Q: How do I determine if a table shows a function that is decreasing only over a given interval?

A: To determine if a table shows a function that is decreasing only over a given interval, follow these steps:

Check the values of the function: Look at the values of the function $f(x)$ in the table. If the values are decreasing as the input variable $x$ increases, then the function is decreasing.
Check the interval: Check the interval over which the function is decreasing. If the function is decreasing only over the interval $(-1, \infty)$ , then the table shows a function that is decreasing only over that interval.
Check for exceptions: Check if there are any exceptions to the decreasing trend of the function. If there are any exceptions, then the function is not decreasing over the entire interval.

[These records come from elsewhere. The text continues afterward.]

def _conv_backward(ctx, src, weight, bias, KH, stride, Cout, dy, ldD, doff, yraw, st=None):
    L, s = ctx.L, ctx.stream
    x, strides, (B, H, W, Cin), tf, sc, sh, rowstat = _src_desc(src)
    needs = _needs_grad(src)
    wpb = (_packed(ctx, weight, 1, strides, B, H, W, Cin, Cout if st is not None else 0)
           if (KH == 3 and (stride == 1 or B * H * W >= 16384)) else None)

    def bwd_data(*args):
        if wpb is not None:
            L.hrf_conv_bwd_data_packed(*args[:-1], wpb, args[-1])
        else:
            L.hrf_conv_bwd_data(*args)
    bfin = None
    cA = cB = cC = None
    if st is not None:
        (cA, cB, cC), bfin = bn_backward_coef(ctx, st, consumer_follows=needs)
    if not needs:
        pass
    elif isinstance(src, Lazy):
        ps = src.st
        ps.du = _new_like(ps.raw)
        fused = False
        if KH == 1 and stride == 1 and weight.requires_grad and tuple(strides) == _nhwc_strides(B, H, W, Cin):
            eng = ctx.owner._engine()
            wacc, cs = eng.grad_acc(weight)
            bacc, bcs = eng.grad_acc(bias) if (bias is not None and bias.requires_grad) else (None, cs)
            fused = bcs == cs and _lin_fused(ctx, 'ffn', Cin, Cout, B * H * W, 1, cA is not None, cs)
        if fused:
            L.hrf_conv_bwd_data_weight(dy, ldD, doff, yraw, cA, cB, cC, bfin, weight, KH, stride, Cout, B, H, W, Cin,
                                       ps.du, *strides, 0, 1, ps.raw, Cin, ps.scale, ps.shift, _TF2ACT[src.mode],
                                       ps.gstats, None, 0, wacc, bacc, cs, s)
            return
        bwd_data(dy, ldD, doff, yraw, cA, cB, cC, bfin, weight, KH, stride, Cout, B, H, W, Cin,
                            ps.du, *strides, 0, 1, ps.raw, Cin, ps.scale, ps.shift, _TF2ACT[src.mode],
                            ps.gstats, s)
    elif isinstance(src, LNIn):
        da = _new_like(src.act.t)
        bwd_data(dy, ldD, doff, yraw, cA, cB, cC, bfin, weight, KH, stride, Cout, B, H, W, Cin,
                            da, *strides, 0, 0, None, 0, None, None, 0, None, s)
        g, acc = src.act.grad_target()
        eng = ctx.owner._engine()
        gacc, cs = eng.grad_acc(src.ln.weight)
        bacc, _ = eng.grad_acc(src.ln.bias)
        L.hrf_ln_bwd(da, src.act.t, src.rowstat, src.ln.weight, B * H * W, Cin, g, acc, gacc, bacc, cs, s)
    elif isinstance(src, Act):
        g, acc = src.grad_target()
        bwd_data(dy, ldD, doff, yraw, cA, cB, cC, bfin, weight, KH, stride, Cout, B, H, W, Cin,
                            g, *strides, acc, 0, None, 0, None, None, 0, None, s)
    else:
        if src.grad is None:
            src.grad = _new_like(src.t)
            acc = 0
        else:
            acc = 1
        bwd_data(dy, ldD, doff, yraw, cA, cB, cC, bfin, weight, KH, stride, Cout, B, H, W, Cin,
                            src.grad, *strides, acc, 0, None, 0, None, None, 0, None, s)
    if weight.requires_grad:
        bgrad = bias.grad if (bias is not None and bias.requires_grad) else None
        if bgrad is not None and ctx.det:
            bacc, bcs = ctx.owner._engine().grad_acc(bias)
            if bcs:
                bgrad = bacc
        xw, sw = x, strides
        if isinstance(src, RawInput) and KH == 3 and src.cols is not None:
            Ho, Wo = _conv_out_hw(H, W, KH, stride)
            K9 = 9 * Cin
            cols = src.cols
            cost = 4.0 * B * Ho * Wo * (K9 + Cout * (2 if cA is not None else 1))
            ctx.side_launch(lambda: L.hrf_conv_bwd_weight(
                dy, ldD, doff, yraw, cA, cB, cC, cols, *_nhwc_strides(B, Ho, Wo, K9), B, Ho, Wo, K9, 1, 1, Cout,
                TF_NONE, None, None, None, weight.grad, bgrad, ctx.stream), cost=cost,
                key=('conv_w', K9, Cout, 1, 1, TF_NONE, cA is not None), target=weight)
            return
        if isinstance(src, RawInput) and KH == 3:
            xw = src.nhwc if src.nhwc is not None else _keep(x.permute(0, 2, 3, 1).contiguous())
            sw = _nhwc_strides(B, H, W, Cin)
        Ho, Wo = _conv_out_hw(H, W, KH, stride)
        cost = 4.0 * B * (H * W * Cin + Ho * Wo * Cout * (2 if cA is not None else 1)) + 0.2 * B * Ho * Wo * Cout * Cin * KH * KH
        nsc = L.hrf_conv_bwd_weight_scratch(*sw, B, H, W, Cin, KH, stride, Cout, tf, 1 if bgrad is not None else 0) if KH == 3 else 0
        if nsc > 0:
            scratch = _new((nsc,), weight.device)
            ctx.side_launch(lambda: L.hrf_conv_bwd_weight_s(
                dy, ldD, doff, yraw, cA, cB, cC, xw, *sw, B, H, W, Cin, KH, stride, Cout,
                tf, sc, sh, rowstat, weight.grad, bgrad, scratch, ctx.stream), cost=cost,
                key=('conv_w3x', Cin, Cout, KH, stride, tf, cA is not None), target=weight)
            return
        ctx.side_launch(lambda: L.hrf_conv_bwd_weight(
            dy, ldD, doff, yraw, cA, cB, cC, xw, *sw, B, H, W, Cin, KH, stride, Cout,
            tf, sc, sh, rowstat, weight.grad, bgrad, ctx.stream), cost=cost,
            key=('conv_w', Cin, Cout, KH, stride, tf, cA is not None), target=weight)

Q: What if the table has multiple intervals with different behaviors?

A: If the table has multiple intervals with different behaviors, then you need to analyze each interval separately. Check if the function is decreasing over each interval and if there are any exceptions.

Q: Can a function be increasing and decreasing at the same time?

A: No, a function cannot be increasing and decreasing at the same time. A function can be either increasing or decreasing over a given interval, but not both.

Q: How do I know if a function is decreasing over a given interval?

A: To determine if a function is decreasing over a given interval, you can use the following methods:

Graphing: Graph the function and check if it slopes downward over the given interval.
Table analysis: Analyze the table and check if the values of the function are decreasing as the input variable $x$ increases.
Mathematical analysis: Use mathematical techniques such as derivatives to determine if the function is decreasing over the given interval.

Q: What if I'm still unsure about whether a function is decreasing or not?

A: If you're still unsure about whether a function is decreasing or not, you can try the following:

Check your work: Double-check your calculations and analysis to ensure that you're correct.
Ask for help: Ask a teacher, tutor, or classmate for help.
Use online resources: Use online resources such as calculators, graphing tools, and video tutorials to help you understand the concept.

In conclusion, determining if a table shows a function that is decreasing only over a given interval can be a challenging task. However, by following the guidelines and tips provided in this article, you can become more confident in your ability to analyze tables and determine if a function is decreasing or not.